#define MX_DMA_SA(n_)                                                                                                  \
    {                                                                                                                  \
        constexpr int plane_ = ((n_) < 4 ? (n_) : 0) >> 1, h_ = (n_) < 4 ? ((n_) & 1) : (n_) - 4;                      \
        unsigned rec_ = 0u;                                                                                            \
        int so_;                                                                                                       \
        if constexpr (INTERIOR) {                                                                                      \
            so_ = sk_b[h_] + sk_o[h_];                                                                                 \
        } else {                                                                                                       \
            int r_ = s_row + sk_o[h_];                                                                                 \
            const int hi_ = FLAT ? s_lm1 : lenm1;                                                                      \
            r_ = r_ < 0 ? 0 : (r_ > hi_ ? hi_ : r_);                                                                   \
            rec_ = (FLAT ? s_ub : 0u) + (unsigned)r_;                                                                  \
            so_ = sk_b[h_];                                                                                            \
        }                                                                                                              \
        if ((n_) < 4) {                                                                                                \
            __builtin_amdgcn_raw_ptr_buffer_load_lds(plane_ ? r_x4 : r_xl4, MX_LDS_AT(sa_k, MX_SA_OFF + plane_ * 16384 + h_ * 8192), 16, \
                                                     INTERIOR ? vs16 : rec_ * 16u, so_ << 4, 0, 0);                    \
        } else {                                                                                                       \
            __builtin_amdgcn_raw_ptr_buffer_load_lds(r_xs, MX_LDS_AT(sa_ks, MX_SA_OFF + 32768 + h_ * 2048), 4, INTERIOR ? vs4 : rec_ * 4u, so_ << 2, 0, 0); \
        }                                                                                                              \
    }
#define MX_DMA_SW(ss_, n_)                                                                                             \
    __builtin_amdgcn_raw_ptr_buffer_load_lds(r_wq, MX_LDS_AT(wave_k, MX_SW_OFF + (n_) * 8192), 16, vw, (ss_) * MX_WQ_BLOCK + (n_) * 8192, 0, 0);

    f32x4 acc[8][4];
    const int r16 = lane & 15, q4 = lane >> 4;
    const int fr = (4 - ((r16 >> 2) & 3)) & 3;
    const int coff = ((q4 ^ fr) << 4);
    const int a_row_off = (wm * 128 + r16) * 64 + coff;
    const int b_row_off = (wn * 64 + r16) * 64 + coff;
    const int klim = PADK ? p.nk : nkp;

    auto kloop = [&](auto itag) {
        constexpr bool INTERIOR = decltype(itag)::value;
        {
            unsigned char* const prm_w = rsm + MX_PRM_OFF + (wave & 3) * 256;
            const unsigned vcol = (unsigned)(n0 + (wave & 3) * 64 + lane) * 4u;
            const float* const vec0 = wave_hi ? p.scale : p.bias;
            if (vec0) __builtin_amdgcn_raw_ptr_buffer_load_lds(mx_rsrc(vec0, p.units * 4), (lds_ptr_t*)(prm_w + (wave_hi ? 1024 : 0)), 4, vcol, 0, 0, 0);
            else reinterpret_cast<float*>(prm_w + (wave_hi ? 1024 : 0))[lane] = wave_hi ? 1.0f : 0.0f;
            if (!wave_hi) {
                if (p.shift) __builtin_amdgcn_raw_ptr_buffer_load_lds(mx_rsrc(p.shift, p.units * 4), (lds_ptr_t*)(prm_w + 2048), 4, vcol, 0, 0, 0);
                else reinterpret_cast<float*>(prm_w + 2048)[lane] = 0.0f;
            }
        }
        for (int k = tid; k < nkp + 4; k += 512) {
            const int kk = k + 1 < p.nk ? k + 1 : 0;
            const int ch = kk / p.nctx, ci = kk - ch * p.nctx;
            tkb[k] = ch * (int)p.T + MX_KQ_BIAS;
            tko[k] = MX_CTX(ci);
        }
        {
            int ch = 0, ci = 0;
#pragma unroll
            for (int e = 1; e <= 4; ++e) {
                if (++ci == p.nctx) { ci = 0; ++ch; }
                const bool real = e < p.nk;
                kb[e] = (real ? ch * (int)p.T : 0) + MX_KQ_BIAS;
                ko[e] = real ? MX_CTX(ci) : MX_CTX(0);
            }
        }
#pragma unroll
        for (int i = 0; i < 8; ++i)
#pragma unroll
            for (int j = 0; j < 4; ++j) acc[i][j] = f32x4{0.0f, 0.0f, 0.0f, 0.0f};
        for (int ss = 0; ss < p.nss; ++ss) {
            i32x4 tb_n, to_n;
            int sk_b[2], sk_o[2];
            int wave_k = wave_k0, sa_k = sa_k0, sa_ks = sa_ks0;
            asm volatile("" : "+s"(wave_k), "+s"(sa_k), "+s"(sa_ks));
#pragma unroll
            for (int j = 0; j < 4; ++j) {
                const int ks = 4 * ss + j;
                if (j == 1 || j == 2) asm volatile("s_waitcnt vmcnt(6)" ::: "memory");
                else if (j == 0) asm volatile("s_waitcnt vmcnt(0) lgkmcnt(0)" ::: "memory");
                else asm volatile("s_waitcnt vmcnt(0)" ::: "memory");
                __builtin_amdgcn_s_barrier();
                asm volatile("" ::: "memory");
                const bool live = PADK ? ks < p.nk : true;
#define MX_NEXT() ({ int k1_ = ks + 1; asm volatile("" : "+s"(k1_)); k1_ < klim; })
                const unsigned char* sa = rsm + (ks & 1) * MX_STAGE;
                const unsigned char* sw = sa + MX_TILE;
                hfrag8 bh[4];
                hfrag8 a_cur, a_nx1;
                if (live) {
#pragma unroll
                    for (int jj = 0; jj < 4; ++jj) bh[jj] = *reinterpret_cast<const hfrag8*>(sw + b_row_off + jj * 1024);
                    a_cur = *reinterpret_cast<const hfrag8*>(sa + a_row_off);
                    a_nx1 = *reinterpret_cast<const hfrag8*>(sa + a_row_off + 1024);
                }
                __builtin_amdgcn_sched_barrier(0);
                if (MX_NEXT()) { MX_DMA_A(ks + 1, j + 1, 0) MX_DMA_A(ks + 1, j + 1, 1) }
                __builtin_amdgcn_sched_barrier(0);
#pragma unroll
                for (int i = 0; i < 8; ++i) {
                    if (live) {
                        acc[i][0] = __builtin_amdgcn_mfma_f32_16x16x32_f16(a_cur, bh[0], acc[i][0], 0, 0, 0);
                        __builtin_amdgcn_sched_barrier(0);
                        hfrag8 a_nx2 = a_nx1;
                        if (i < 6) a_nx2 = *reinterpret_cast<const hfrag8*>(sa + a_row_off + (i + 2) * 1024);
#pragma unroll
                        for (int jj = 1; jj < 4; ++jj) acc[i][jj] = __builtin_amdgcn_mfma_f32_16x16x32_f16(a_cur, bh[jj], acc[i][jj], 0, 0, 0);
                        a_cur = a_nx1;
                        a_nx1 = a_nx2;
                    }
                    __builtin_amdgcn_sched_barrier(0);
                    if (i == 0) { if (MX_NEXT()) MX_DMA_W(ks + 1, 0) }
                    if (i == 1) { if (MX_NEXT()) MX_DMA_W(ks + 1, 1) }
                    if (j == 0) {
                        if (i == 1) {
                            sk_b[0] = wave_hi ? kb[1] : kb[0]; sk_o[0] = wave_hi ? ko[1] : ko[0];
                            sk_b[1] = wave_hi ? kb[3] : kb[2]; sk_o[1] = wave_hi ? ko[3] : ko[2];
                        }
                        if (i == 2) MX_DMA_SA(0)
                        if (i == 3) MX_DMA_SA(1)
                        if (i == 4) MX_DMA_SA(2)
                        if (i == 5) MX_DMA_SA(3)
                        if (i == 6) MX_DMA_SA(4)
                        if (i == 7) MX_DMA_SA(5)
                    }
                    if (j == 1) {
                        if (i == 2) MX_DMA_SW(ss, 0)
                        if (i == 3) MX_DMA_SW(ss, 1)
                        if (i == 4) MX_DMA_SW(ss, 2)
                        if (i == 5) MX_DMA_SW(ss, 3)
                        if (i == 6) MX_DMA_SW(ss, 4)
                        if (i == 7) MX_DMA_SW(ss, 5)
                    }
                    if (j == 2 && i == 3) {
                        tb_n = *reinterpret_cast<const i32x4*>(tkb + 4 * ss + 4);
                        to_n = *reinterpret_cast<const i32x4*>(tko + 4 * ss + 4);
                    }
                    __builtin_amdgcn_sched_barrier(0);
                }
#undef MX_NEXT
            }
            __builtin_amdgcn_sched_barrier(0);
            {
                int tl;
                asm volatile("v_mbcnt_lo_u32_b32 %0, -1, 0\n\tv_mbcnt_hi_u32_b32 %0, -1, %0" : "=v"(tl));
                const int sw_rec = ((tl & 63) >> 4) * 256 + wn * 64 + (tl & 15);
                const int sa_rec = ((tl & 63) >> 4) * 256 + wm * 128 + (tl & 15);
                unsigned o_a16 = MX_SA_OFF + sa_rec * 16, o_a4 = MX_SA_OFF + 32768 + sa_rec * 4;
                asm volatile("" : "+v"(o_a16), "+v"(o_a4));
                const unsigned char* const pa16 = rsm + o_a16;
                const unsigned char* const pa4 = rsm + o_a4;
                unsigned o_w16 = MX_SW_OFF + sw_rec * 16, o_w8 = MX_SW_OFF + 32768 + sw_rec * 8, o_w4 = MX_SW_OFF + 40960 + sw_rec * 4;
                asm volatile("" : "+v"(o_w16), "+v"(o_w8), "+v"(o_w4));
                const unsigned char* const pw16 = rsm + o_w16;
                const unsigned char* const pw8 = rsm + o_w8;
                const unsigned char* const pw4 = rsm + o_w4;
                u32x4 w4[4], wl6a[4];
                u32x2 wl6b[4];
                unsigned wsc[4];
#pragma unroll
                for (int jj = 0; jj < 4; ++jj) {
                    w4[jj] = *reinterpret_cast<const u32x4*>(pw16 + jj * 256);
                    wl6a[jj] = *reinterpret_cast<const u32x4*>(pw16 + 16384 + jj * 256);
                    wl6b[jj] = *reinterpret_cast<const u32x2*>(pw8 + jj * 128);
                    wsc[jj] = *reinterpret_cast<const unsigned*>(pw4 + jj * 64);
                }
                u32x4 l_n = *reinterpret_cast<const u32x4*>(pa16);
                u32x4 h_n = *reinterpret_cast<const u32x4*>(pa16 + 16384);
                unsigned s_n = *reinterpret_cast<const unsigned*>(pa4);
#pragma unroll
                for (int i = 0; i < 8; ++i) {
                    const u32x4 l = l_n, h = h_n;
                    const unsigned asc = s_n;
                    if (i < 7) {
                        l_n = *reinterpret_cast<const u32x4*>(pa16 + (i + 1) * 256);
                        h_n = *reinterpret_cast<const u32x4*>(pa16 + 16384 + (i + 1) * 256);
                        s_n = *reinterpret_cast<const unsigned*>(pa4 + (i + 1) * 64);
                    }
                    const i32x8 al = i32x8{(int)l.x, (int)l.y, (int)l.z, (int)l.w, 0, 0, 0, 0};
                    const i32x8 ah = i32x8{(int)h.x, (int)h.y, (int)h.z, (int)h.w, 0, 0, 0, 0};
#pragma unroll
                    for (int jj = 0; jj < 4; ++jj) {
                        const i32x8 bw = i32x8{(int)w4[jj].x, (int)w4[jj].y, (int)w4[jj].z, (int)w4[jj].w, 0, 0, 0, 0};
                        acc[i][jj] = __builtin_amdgcn_mfma_scale_f32_16x16x128_f8f6f4(al, bw, acc[i][jj], 4, 4, 0, asc, 0, wsc[jj]);
                    }
#pragma unroll
                    for (int jj = 0; jj < 4; ++jj) {
                        const i32x8 bw = i32x8{(int)wl6a[jj].x, (int)wl6a[jj].y, (int)wl6a[jj].z, (int)wl6a[jj].w, (int)wl6b[jj].x, (int)wl6b[jj].y, 0, 0};
                        acc[i][jj] = __builtin_amdgcn_mfma_scale_f32_16x16x128_f8f6f4(ah, bw, acc[i][jj], 4, 2, 1, asc, 1, wsc[jj]);
                    }
                    if (i == 3) {
                        kb[0] = kb[4];
                        ko[0] = ko[4];
#pragma unroll
                        for (int e = 0; e < 4; ++e) {
                            kb[e + 1] = __builtin_amdgcn_readfirstlane(tb_n[e]);
                            ko[e + 1] = __builtin_amdgcn_readfirstlane(to_n[e]);
                        }
                    }
                    __builtin_amdgcn_sched_barrier(0);
                }
            }
        }
    };
    if constexpr (FLAT) {
        if (interior) kloop(std::true_type{});
        else kloop(std::false_type{});
    } else {
        kloop(std::false_type{});
    }
#undef MX_DMA_A
#undef MX_DMA_A_E
#undef MX_DMA_A_I
#undef MX_DMA_W
#undef MX_DMA_SA
#undef MX_DMA_SW
#undef MX_ARG_BATCH
#undef MX_LDS_AT
#undef MX_CTX

#include "tdnn_mx_epilogue.inc"
}

template <int ACT, int OUT, bool PADK, bool FLAT = false>
__global__ __launch_bounds__(512) void tdnn_mx_kernel(MxParams p, int mtiles, int ntiles, int gtiles, double* __restrict__ stats) {
    extern __shared__ __attribute__((aligned(16))) unsigned char rsm[];
    mx_tile<ACT, OUT, PADK, FLAT>(p, blockIdx.x, mtiles, ntiles, gtiles, stats, rsm);
}
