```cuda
template <int LOG_R, int LOG_T, bool LAST>
__global__ void __launch_bounds__(1 << (LOG_R + LOG_T - 1)) ntt_narrow_pass_kernel(NttPassArgs a) {
  static_assert(LOG_R >= 2 && LOG_R <= 10 && LOG_T >= 0 && (LOG_R + LOG_T == 10 || LOG_R + LOG_T == 9), "1024- or 512-element tiles");
  __shared__ __attribute__((aligned(16))) uint4 lds[2 << (LOG_R + LOG_T)];
  constexpr int R = 1 << LOG_R;
  const uint32_t tid = threadIdx.x;
  const uint32_t t_in = LAST ? tid >> (LOG_R - 1) : tid & ((1u << LOG_T) - 1u);
  const uint32_t p_in = LAST ? tid & (R / 2 - 1) : tid >> LOG_T;
  const uint32_t t = tid & ((1u << LOG_T) - 1u), p = tid >> LOG_T;
  const uint64_t tile0 = (uint64_t)blockIdx.x << LOG_T;
  const uint64_t col_in = tile0 + t_in < a.total ? tile0 + t_in : a.total - 1;
  const bool active = tile0 + t < a.total;
  const uint64_t col = active ? tile0 + t : a.total - 1;
  uint64_t gbase_in, gbase = 0, obase = 0, sbase_in, j2 = 0;
  if (LAST) {
    auto row_of = [&](uint64_t c, uint64_t* bb) {
      *bb = c >> a.log_P;
      const uint32_t pp = (uint32_t)(c & ((1ull << a.log_P) - 1));
      const uint32_t lr1 = a.ndig ? a.dig_log[0] : 0;
      const uint32_t k1 = pp & ((1u << lr1) - 1u), rst = pp >> lr1;
      return (k1 << (a.log_P - lr1)) | rst;
    };
    uint64_t b_in, b_out;
    const uint32_t row_in = row_of(col_in, &b_in), row = row_of(col, &b_out);
    uint32_t sh = a.log_P, wl = 0, acc = 0;
#pragma unroll
    for (uint32_t d = 0; d < 3; ++d) {
      if (d < a.ndig) {
        sh -= a.dig_log[d];
        acc |= ((row >> sh) & ((1u << a.dig_log[d]) - 1u)) << wl;
        wl += a.dig_log[d];
      }
    }
    gbase_in = (b_in << a.log_n) + ((uint64_t)row_in << LOG_R);
    obase = (b_out << a.log_n) + acc;
    sbase_in = b_in * a.src_n;
  } else {
    j2 = col & ((1ull << a.log_S) - 1);
    gbase = ((col >> a.log_S) << (LOG_R + a.log_S)) + j2;
    gbase_in = gbase;
    sbase_in = (col >> a.log_S) * a.src_n;
  }
  auto fetch = [&](uint32_t i) {
    if (a.src_n) {
      const uint64_t off = LAST ? (uint64_t)i : (((uint64_t)i << a.log_S) + j2);
      const bool in = off < a.src_n;
      fp v = fp_load(a.src + sbase_in + (in ? off : 0));
#pragma unroll
      for (int w = 0; w < 8; ++w) v.v[w] = in ? v.v[w] : 0u;
      return v;
    }
    return LAST ? fp_load(a.src + gbase_in + i) : fp_load(a.src + gbase_in + ((uint64_t)i << a.log_S));
  };
  fp x0, x1;
  uint32_t i_lo = 0;
  auto tw_of = [&](int q) {
    const uint32_t half = 1u << q, pq = q == LOG_R - 1 ? p_in : p;
    const uint32_t il = ((pq >> q) << (q + 1)) | (pq & (half - 1u));
    return fp2_load(a.wR + ((il & (half - 1u)) << (LOG_R - 1 - q)));
  };
  fp2 tw_cur, tw_nxt;
  if constexpr (LOG_R >= 2) tw_cur = tw_of(LOG_R - 1);
#pragma unroll
  for (int q = LOG_R - 1; q >= 0; --q) {
    const uint32_t half = 1u << q;
    const uint32_t tq = q == LOG_R - 1 ? t_in : t, pq = q == LOG_R - 1 ? p_in : p;
    i_lo = ((pq >> q) << (q + 1)) | (pq & (half - 1u));
    const uint32_t i_hi = i_lo | half;
    const uint32_t s_lo = lds_slot((i_lo << LOG_T) | tq), s_hi = lds_slot((i_hi << LOG_T) | tq);
    fp u, v;
    if (q == LOG_R - 1) {
      u = fetch(i_lo);
      v = fetch(i_hi);
    } else {
      u = lds_get_at(lds, s_lo);
      v = lds_get_at(lds, s_hi);
    }
    if (q > 1) tw_nxt = tw_of(q - 1);
    x0 = fp_add(u, v);
    x1 = fp_sub(u, v);
    if (q > 0) {
      x1 = fp_mul2(x1, tw_cur);
      if (q > 1) tw_cur = tw_nxt;
      lds_put_at(lds, s_lo, x0);
      lds_put_at(lds, s_hi, x1);
      __syncthreads();
    }
  }
  if (!active) return;
#pragma unroll
  for (int h = 0; h < 2; ++h) {
    const uint32_t k = __brev(i_lo | (uint32_t)h) >> (32 - LOG_R);
    fp v = h ? x1 : x0;
    if (LAST) {
      if (a.scale) v = fp_mul(v, fp_load(a.scale));
      fp_store(a.dst + obase + ((uint64_t)k << a.log_P), v);
    } else {
      const fp tw = a.tw2 ? fp_load(a.tw2 + ((uint64_t)k << a.log_S) + j2) : tw_lookup(a, j2 * k);
      fp_store(a.dst + gbase + ((uint64_t)k << a.log_S), fp_mul(v, tw));
    }
  }
}


inline hipError_t shk_launch_tile_kernel(void (*k)(NttPassArgs), std::atomic<uint64_t>& attr_done, int log_t, unsigned threads,
                                         size_t lds_bytes, const NttPassArgs& a, bool xcd, hipStream_t st) {
  int dev = 0;
  hipError_t e = hipGetDevice(&dev);
  if (e != hipSuccess) return e;
  const uint64_t bit = 1ull << (dev & 63);
  if (!(attr_done.load(std::memory_order_acquire) & bit)) {
    e = hipFuncSetAttribute(reinterpret_cast<const void*>(k), hipFuncAttributeMaxDynamicSharedMemorySize, (int)lds_bytes);
    if (e != hipSuccess) return e;
    attr_done.fetch_or(bit, std::memory_order_release);
  }
  const uint64_t tiles = (a.total + ((1ull << log_t) - 1)) >> log_t;
  if (tiles == 0) return hipSuccess;
  if (tiles > 0x7ffffff0ull) return hipErrorInvalidValue;
  NttPassArgs b = a;
  uint64_t grid = tiles;
  b.xcd_per = 0;
  if (xcd) {
    b.xcd_per = (uint32_t)((tiles + 7) / 8);
    grid = 8ull * b.xcd_per;
  }
  hipLaunchKernelGGL(k, dim3((unsigned)grid), dim3(threads), lds_bytes, st, b);
  return hipGetLastError();
}

static __global__ void ntt_tiny_kernel(const fp* src, fp* dst, uint32_t n, uint32_t batch, const fp* scale) {
  uint32_t b = blockIdx.x * blockDim.x + threadIdx.x;
  if (b >= batch) return;
  if (n == 1) {
    fp_store(dst + b, fp_load(src + b));
    return;
  }
  fp x0 = fp_load(src + 2ull * b), x1 = fp_load(src + 2ull * b + 1);
  fp s = fp_add(x0, x1), d = fp_sub(x0, x1);
  if (scale) {
    fp sc = fp_load(scale);
    s = fp_mul(s, sc);
    d = fp_mul(d, sc);
  }
  fp_store(dst + 2ull * b, s);
  fp_store(dst + 2ull * b + 1, d);
}
```

Baseline: 13.52 billion.

## Stage per-pass twiddle table in LDS instead of global loads

For tile kernels with radix up to 2^9, the workgroup copies the twiddle table (w and w128 pairs) from global memory into extra LDS space at group 0, using a swizzled slot layout to avoid bank conflicts. Later twiddle reads then come from LDS instead of scattered global loads. The copy is issued before the data loads and finished with a barrier afterward, to overlap its latency. The cost is more LDS per workgroup, which could lower occupancy, plus one extra __syncthreads per tile.

```diff
diff --git a/starks_amd/csrc/ntt.hip b/starks_amd/csrc/ntt.hip
--- a/starks_amd/csrc/ntt.hip
+++ b/starks_amd/csrc/ntt.hip
@@ -11,8 +11,8 @@
 hipError_t launch_tile(const NttPassArgs& a, bool xcd, hipStream_t st) {
   constexpr int LOG_T = TILE_LOG - LOG_R;
   static std::atomic<uint64_t> attr_done{0};
-  return shk_launch_tile_kernel(ntt_pass_kernel<LOG_R, LOG_T, LAST>, attr_done, LOG_T, 1u << (TILE_LOG - 2), (size_t)32 << TILE_LOG,
-                                a, xcd, st);
+  return shk_launch_tile_kernel(ntt_pass_kernel<LOG_R, LOG_T, LAST>, attr_done, LOG_T, 1u << (TILE_LOG - 2),
+                                tile_lds_bytes<LOG_R, LOG_T>(), a, xcd, st);
 }
 
 template <int LOG_R, bool LAST, int TILE_LOG>
diff --git a/starks_amd/csrc/ntt_kernels.cuh b/starks_amd/csrc/ntt_kernels.cuh
--- a/starks_amd/csrc/ntt_kernels.cuh
+++ b/starks_amd/csrc/ntt_kernels.cuh
@@ -120,6 +120,60 @@
   }
 }
 
+template <int LOG_R, int g>
+__host__ __device__ constexpr bool tile_tw_needed(int b) {
+  constexpr int beta = (LOG_R - 2 * (g + 1)) > 0 ? (LOG_R - 2 * (g + 1)) : 0;
+  constexpr int qhi = LOG_R - 1 - 2 * g;
+  const int q = qhi - (b >> 1), pr = b & 1;
+  if (q <= 0) return false;
+  const int lb = q - beta;
+  const int hl = lb == 1 ? pr : 2 * pr;
+  if (q == 1 && beta == 0) return (hl & 1) != 0;
+  return true;
+}
+template <int LOG_R, int g>
+__host__ __device__ constexpr uint32_t tile_tw_exponent(int b, uint32_t ibase) {
+  constexpr int beta = (LOG_R - 2 * (g + 1)) > 0 ? (LOG_R - 2 * (g + 1)) : 0;
+  constexpr int qhi = LOG_R - 1 - 2 * g;
+  const int q = qhi - (b >> 1), pr = b & 1;
+  const int lb = q - beta;
+  const int hl = lb == 1 ? pr : 2 * pr;
+  if (q == 1 && beta == 0) return (1u << LOG_R) / 4;
+  const uint32_t il = ibase | ((uint32_t)hl << beta);
+  return (il & ((1u << q) - 1u)) << (LOG_R - 1 - q);
+}
+
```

────

> What the task asks: State how many lines in the entries hold "itag", please, with no other words.

> Response below: 2